*YOUR GOAL*
Examine each line of the data. Copy the line if it includes the word "slices".

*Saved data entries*
□ □ □ □ □ □ □

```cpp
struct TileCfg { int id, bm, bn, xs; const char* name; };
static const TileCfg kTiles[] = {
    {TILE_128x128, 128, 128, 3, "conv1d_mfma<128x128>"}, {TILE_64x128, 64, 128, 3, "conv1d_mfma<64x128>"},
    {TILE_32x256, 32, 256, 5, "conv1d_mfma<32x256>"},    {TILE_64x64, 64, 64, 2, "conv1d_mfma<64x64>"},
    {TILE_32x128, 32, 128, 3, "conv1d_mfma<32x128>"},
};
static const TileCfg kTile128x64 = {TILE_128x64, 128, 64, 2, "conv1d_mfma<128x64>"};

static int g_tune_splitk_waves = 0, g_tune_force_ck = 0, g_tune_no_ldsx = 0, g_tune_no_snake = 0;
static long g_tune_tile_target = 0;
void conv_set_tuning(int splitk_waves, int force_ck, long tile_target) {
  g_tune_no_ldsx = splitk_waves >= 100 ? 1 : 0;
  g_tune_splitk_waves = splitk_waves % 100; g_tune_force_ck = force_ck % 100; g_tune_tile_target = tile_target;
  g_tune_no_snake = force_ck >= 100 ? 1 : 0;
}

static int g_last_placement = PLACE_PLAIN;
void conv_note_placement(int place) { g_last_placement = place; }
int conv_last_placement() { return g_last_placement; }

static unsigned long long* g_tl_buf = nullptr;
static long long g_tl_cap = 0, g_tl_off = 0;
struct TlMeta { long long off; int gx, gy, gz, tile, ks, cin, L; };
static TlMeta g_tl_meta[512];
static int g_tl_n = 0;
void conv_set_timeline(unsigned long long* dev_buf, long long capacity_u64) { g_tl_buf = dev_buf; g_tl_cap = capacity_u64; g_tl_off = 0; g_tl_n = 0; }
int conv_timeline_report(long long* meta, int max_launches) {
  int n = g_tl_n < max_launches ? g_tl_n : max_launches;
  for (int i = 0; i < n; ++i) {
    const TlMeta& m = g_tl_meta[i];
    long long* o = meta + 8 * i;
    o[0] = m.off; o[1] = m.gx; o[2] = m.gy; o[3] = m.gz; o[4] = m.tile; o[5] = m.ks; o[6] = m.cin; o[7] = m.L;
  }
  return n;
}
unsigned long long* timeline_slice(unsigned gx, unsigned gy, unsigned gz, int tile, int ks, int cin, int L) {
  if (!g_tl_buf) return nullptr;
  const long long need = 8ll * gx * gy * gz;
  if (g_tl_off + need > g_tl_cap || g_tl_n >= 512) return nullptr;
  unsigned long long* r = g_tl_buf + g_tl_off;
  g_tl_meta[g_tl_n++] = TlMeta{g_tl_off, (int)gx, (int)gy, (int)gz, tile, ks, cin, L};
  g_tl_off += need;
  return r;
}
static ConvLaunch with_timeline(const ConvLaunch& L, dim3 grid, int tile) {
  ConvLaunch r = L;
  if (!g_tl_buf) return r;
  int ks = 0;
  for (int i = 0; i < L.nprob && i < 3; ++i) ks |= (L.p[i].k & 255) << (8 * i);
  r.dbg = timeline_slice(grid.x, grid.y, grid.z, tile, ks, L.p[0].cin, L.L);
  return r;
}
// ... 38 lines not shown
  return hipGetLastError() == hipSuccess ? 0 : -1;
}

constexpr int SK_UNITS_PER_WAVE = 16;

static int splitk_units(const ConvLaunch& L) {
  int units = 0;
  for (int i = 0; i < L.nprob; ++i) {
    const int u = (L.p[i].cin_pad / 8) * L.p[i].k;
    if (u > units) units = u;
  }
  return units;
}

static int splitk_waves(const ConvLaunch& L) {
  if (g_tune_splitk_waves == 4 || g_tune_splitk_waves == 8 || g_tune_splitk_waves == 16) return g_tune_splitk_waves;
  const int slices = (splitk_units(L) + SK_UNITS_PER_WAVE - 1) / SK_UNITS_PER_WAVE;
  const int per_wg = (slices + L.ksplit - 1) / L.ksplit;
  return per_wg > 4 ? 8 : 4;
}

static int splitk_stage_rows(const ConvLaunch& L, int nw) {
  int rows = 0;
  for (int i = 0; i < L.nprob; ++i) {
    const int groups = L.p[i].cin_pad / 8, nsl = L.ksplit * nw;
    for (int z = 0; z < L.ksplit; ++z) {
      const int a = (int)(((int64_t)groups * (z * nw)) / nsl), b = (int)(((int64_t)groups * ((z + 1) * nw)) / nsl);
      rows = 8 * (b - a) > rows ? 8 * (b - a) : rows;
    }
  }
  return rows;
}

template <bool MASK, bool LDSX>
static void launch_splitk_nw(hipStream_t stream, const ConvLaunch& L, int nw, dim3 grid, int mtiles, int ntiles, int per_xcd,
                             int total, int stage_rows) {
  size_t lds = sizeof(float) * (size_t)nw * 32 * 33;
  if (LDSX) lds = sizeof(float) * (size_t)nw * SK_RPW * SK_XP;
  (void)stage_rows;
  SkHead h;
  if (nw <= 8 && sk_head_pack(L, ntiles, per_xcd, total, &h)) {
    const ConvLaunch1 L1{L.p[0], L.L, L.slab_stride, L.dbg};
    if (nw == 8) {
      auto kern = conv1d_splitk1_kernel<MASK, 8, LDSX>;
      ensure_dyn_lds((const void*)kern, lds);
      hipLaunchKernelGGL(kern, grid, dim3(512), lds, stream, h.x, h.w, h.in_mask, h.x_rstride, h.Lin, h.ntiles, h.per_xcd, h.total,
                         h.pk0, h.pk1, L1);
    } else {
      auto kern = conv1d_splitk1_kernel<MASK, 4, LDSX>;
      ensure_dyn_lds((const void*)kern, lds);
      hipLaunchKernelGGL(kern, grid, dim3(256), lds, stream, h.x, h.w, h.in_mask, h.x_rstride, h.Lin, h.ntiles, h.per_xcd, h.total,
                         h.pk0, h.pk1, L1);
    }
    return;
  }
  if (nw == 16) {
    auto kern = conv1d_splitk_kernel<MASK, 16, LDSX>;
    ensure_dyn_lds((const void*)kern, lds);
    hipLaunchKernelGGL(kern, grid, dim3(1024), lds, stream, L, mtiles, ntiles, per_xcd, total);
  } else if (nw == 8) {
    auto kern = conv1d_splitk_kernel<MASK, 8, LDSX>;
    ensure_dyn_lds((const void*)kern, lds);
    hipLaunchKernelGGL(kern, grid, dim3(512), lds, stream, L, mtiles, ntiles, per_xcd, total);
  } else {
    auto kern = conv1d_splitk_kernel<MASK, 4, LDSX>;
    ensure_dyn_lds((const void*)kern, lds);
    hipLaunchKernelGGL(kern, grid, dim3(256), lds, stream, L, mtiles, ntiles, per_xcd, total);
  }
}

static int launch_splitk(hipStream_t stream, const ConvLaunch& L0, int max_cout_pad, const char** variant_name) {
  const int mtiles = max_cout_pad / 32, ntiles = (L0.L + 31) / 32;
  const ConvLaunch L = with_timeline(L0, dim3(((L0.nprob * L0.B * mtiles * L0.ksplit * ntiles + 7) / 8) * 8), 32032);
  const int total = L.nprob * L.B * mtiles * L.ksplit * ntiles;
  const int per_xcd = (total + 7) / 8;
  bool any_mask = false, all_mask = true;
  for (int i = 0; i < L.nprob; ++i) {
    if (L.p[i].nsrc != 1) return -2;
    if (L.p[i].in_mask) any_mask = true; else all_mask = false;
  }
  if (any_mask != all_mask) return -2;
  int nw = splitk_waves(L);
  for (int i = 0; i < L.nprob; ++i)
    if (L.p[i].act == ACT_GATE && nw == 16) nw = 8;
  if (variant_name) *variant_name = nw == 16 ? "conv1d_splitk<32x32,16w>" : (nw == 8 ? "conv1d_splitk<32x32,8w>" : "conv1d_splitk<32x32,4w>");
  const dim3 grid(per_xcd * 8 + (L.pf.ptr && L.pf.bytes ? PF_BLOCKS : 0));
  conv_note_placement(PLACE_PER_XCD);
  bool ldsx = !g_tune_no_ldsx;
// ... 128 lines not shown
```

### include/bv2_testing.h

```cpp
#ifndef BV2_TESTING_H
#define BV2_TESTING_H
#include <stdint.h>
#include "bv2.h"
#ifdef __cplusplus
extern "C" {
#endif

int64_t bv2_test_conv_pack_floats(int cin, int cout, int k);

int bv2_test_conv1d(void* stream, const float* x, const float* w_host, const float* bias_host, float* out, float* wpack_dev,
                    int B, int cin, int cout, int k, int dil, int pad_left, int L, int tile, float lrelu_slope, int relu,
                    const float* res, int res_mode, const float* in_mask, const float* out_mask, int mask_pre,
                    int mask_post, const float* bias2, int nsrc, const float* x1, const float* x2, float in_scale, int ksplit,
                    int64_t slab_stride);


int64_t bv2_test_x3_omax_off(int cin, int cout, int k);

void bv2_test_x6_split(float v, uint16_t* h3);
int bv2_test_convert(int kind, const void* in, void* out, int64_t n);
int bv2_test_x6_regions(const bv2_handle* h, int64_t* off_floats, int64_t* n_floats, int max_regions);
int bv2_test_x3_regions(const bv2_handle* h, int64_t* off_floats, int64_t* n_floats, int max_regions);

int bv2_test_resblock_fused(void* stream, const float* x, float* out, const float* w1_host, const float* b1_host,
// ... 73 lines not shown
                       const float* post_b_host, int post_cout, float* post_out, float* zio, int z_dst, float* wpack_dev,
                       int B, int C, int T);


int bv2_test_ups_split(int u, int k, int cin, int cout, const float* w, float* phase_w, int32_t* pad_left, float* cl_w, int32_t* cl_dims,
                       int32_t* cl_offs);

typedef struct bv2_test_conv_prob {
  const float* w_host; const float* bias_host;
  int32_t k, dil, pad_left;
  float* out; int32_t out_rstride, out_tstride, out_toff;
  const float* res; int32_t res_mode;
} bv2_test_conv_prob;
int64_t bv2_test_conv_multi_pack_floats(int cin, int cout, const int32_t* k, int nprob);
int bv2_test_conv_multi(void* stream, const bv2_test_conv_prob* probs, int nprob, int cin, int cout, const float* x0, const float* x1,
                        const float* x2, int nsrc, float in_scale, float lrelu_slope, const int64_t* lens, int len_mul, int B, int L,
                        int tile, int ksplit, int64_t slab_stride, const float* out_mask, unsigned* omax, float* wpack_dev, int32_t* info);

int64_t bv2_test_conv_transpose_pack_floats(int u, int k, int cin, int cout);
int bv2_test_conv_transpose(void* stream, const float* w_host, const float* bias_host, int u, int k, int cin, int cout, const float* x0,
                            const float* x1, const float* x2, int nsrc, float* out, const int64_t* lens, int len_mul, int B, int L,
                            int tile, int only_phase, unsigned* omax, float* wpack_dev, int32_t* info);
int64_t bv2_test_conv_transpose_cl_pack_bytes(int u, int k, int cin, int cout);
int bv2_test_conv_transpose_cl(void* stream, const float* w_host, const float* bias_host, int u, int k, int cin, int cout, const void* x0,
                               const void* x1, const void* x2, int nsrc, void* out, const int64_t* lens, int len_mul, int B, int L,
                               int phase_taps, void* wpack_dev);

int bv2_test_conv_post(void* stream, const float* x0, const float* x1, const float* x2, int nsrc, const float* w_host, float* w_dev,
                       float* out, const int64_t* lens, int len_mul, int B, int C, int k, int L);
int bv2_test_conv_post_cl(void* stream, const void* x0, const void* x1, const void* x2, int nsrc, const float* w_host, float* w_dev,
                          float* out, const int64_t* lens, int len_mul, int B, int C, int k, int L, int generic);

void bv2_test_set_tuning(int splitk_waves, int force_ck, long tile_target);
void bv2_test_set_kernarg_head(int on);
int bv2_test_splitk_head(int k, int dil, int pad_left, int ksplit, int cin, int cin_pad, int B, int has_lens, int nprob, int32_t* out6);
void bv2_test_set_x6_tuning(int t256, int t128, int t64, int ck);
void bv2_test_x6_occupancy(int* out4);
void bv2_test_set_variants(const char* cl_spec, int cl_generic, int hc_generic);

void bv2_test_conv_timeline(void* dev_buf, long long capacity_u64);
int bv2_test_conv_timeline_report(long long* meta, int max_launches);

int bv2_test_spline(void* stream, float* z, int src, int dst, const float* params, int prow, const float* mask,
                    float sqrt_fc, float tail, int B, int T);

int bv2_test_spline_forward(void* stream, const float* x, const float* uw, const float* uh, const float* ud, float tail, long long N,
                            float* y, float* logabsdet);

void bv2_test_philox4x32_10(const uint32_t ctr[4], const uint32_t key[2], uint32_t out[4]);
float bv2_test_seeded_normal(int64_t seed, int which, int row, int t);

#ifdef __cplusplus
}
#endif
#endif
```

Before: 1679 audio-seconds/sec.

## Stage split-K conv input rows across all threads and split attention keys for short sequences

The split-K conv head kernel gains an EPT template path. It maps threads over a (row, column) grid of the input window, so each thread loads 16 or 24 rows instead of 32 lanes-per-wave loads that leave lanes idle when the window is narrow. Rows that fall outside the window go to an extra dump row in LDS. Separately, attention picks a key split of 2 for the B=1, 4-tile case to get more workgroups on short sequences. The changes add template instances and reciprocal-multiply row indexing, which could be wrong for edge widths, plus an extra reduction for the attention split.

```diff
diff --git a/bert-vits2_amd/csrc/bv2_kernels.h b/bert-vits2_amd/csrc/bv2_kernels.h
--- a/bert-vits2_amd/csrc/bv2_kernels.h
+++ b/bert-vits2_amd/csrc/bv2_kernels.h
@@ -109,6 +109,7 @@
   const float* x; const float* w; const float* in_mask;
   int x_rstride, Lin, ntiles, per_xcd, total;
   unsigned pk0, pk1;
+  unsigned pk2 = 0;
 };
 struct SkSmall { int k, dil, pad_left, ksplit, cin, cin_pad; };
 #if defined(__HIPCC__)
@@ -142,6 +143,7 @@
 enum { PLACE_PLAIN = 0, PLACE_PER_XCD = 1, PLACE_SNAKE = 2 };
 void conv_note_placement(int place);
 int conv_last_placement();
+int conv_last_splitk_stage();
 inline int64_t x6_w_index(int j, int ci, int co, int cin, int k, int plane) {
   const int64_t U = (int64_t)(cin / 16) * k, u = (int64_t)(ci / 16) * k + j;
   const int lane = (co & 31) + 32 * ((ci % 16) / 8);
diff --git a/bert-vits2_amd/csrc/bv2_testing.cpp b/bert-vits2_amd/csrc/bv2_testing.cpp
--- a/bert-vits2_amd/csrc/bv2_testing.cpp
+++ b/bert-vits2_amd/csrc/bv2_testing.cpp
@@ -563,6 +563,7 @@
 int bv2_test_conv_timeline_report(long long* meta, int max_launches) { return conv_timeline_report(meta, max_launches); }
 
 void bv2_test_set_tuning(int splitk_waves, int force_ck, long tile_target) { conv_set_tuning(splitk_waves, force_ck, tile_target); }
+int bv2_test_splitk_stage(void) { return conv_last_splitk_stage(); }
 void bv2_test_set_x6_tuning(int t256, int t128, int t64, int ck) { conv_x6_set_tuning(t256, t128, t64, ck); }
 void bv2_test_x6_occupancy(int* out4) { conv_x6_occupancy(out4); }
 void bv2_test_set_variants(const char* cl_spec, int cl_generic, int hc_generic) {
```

□ □ □ □ □ □ □

*ANSWER TO THE EXERCISE*
  const int slices = (splitk_units(L) + SK_UNITS_PER_WAVE - 1) / SK_UNITS_PER_WAVE;
  const int per_wg = (slices + L.ksplit - 1) / L.ksplit;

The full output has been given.